_TASK BRIEF:_
Count how many lines of the material hold "char". Respond with that number alone.

_INPUT RECORDS:_
====

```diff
@@ -563,8 +647,7 @@
       to_strip(acc1[2 * cidx + t], t);
     }
     const int n = 64 * cidx + ecol;
-    const f32x4 b0 = *reinterpret_cast<const f32x4*>(g.bias1 + n);
-    const f32x4 b1 = *reinterpret_cast<const f32x4*>(g.bias1 + n + 4);
+    const f32x4 b0 = b1v[cidx][0], b1 = b1v[cidx][1];
 #pragma unroll
     for (int it = 0; it < 4; ++it) {
       const int row = it * 8 + erow;
@@ -587,11 +670,24 @@
       }
     }
   }
+  stamp(6);
+  if (!more) break;
+  roles();
+  tile = tilen;
+  set_tile(tile);
+  set_next();
+  qb = (qb + NTILES) % STAGES;
+  if constexpr (CONV) {
+    __builtin_amdgcn_s_barrier();
+    load_front_bias();
+    issue_region(tile, npieces < kStripPieces ? npieces : kStripPieces);
+    wait_vmcnt<0>();
+  }
+  }
   report_saturation(g.status, sat);
   if constexpr (PROF) {
-    stamp(6);
     if (tid == 0 && g.prof)
-      for (int k = 0; k < 8; ++k) g.prof[(long)blockIdx.x * 8 + k] = tprof[k];
+      for (int k = 0; k < 10; ++k) g.prof[(long)blockIdx.x * 16 + k] = tprof[k];
   }
 }
 
@@ -623,8 +719,18 @@
   auto kern = chain_kernel<P, NW, RES_LDS, KD, XACC, PROF, NR, CONV, C1>;
   MILAN_TRY(ensure_lds_attr(reinterpret_cast<const void*>(kern), (int)lds));
   const int rows = NW * 32;
-  const int grid = (a.M + rows - 1) / rows;
-  hipLaunchKernelGGL(kern, dim3(grid), dim3(NW * 64), lds, s, a);
+  int grid = (a.M + rows - 1) / rows;
+  const char* e = getenv("MILAN_CHAIN_PERSIST");
+  const int walk = !RES_LDS && (e ? atoi(e) : 1) ? 1 : 0;
+  if (walk) {
+    int cus = 0;
+    MILAN_TRY(device_cus8(&cus));
+    const char* w = getenv("MILAN_CHAIN_PERSIST_WGS");
+    const int cap = w ? atoi(w) : 0;
+    if (cap > 0 && cap < cus) cus = cap;
+    if (grid > cus) grid = cus;
+  }
+  hipLaunchKernelGGL(kern, dim3(grid), dim3(NW * 64), lds, s, a, walk);
   MILAN_CHECK_HIP(hipGetLastError());
   return 0;
 }
```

====

_SOLUTION FOR THIS EXERCISE:_
2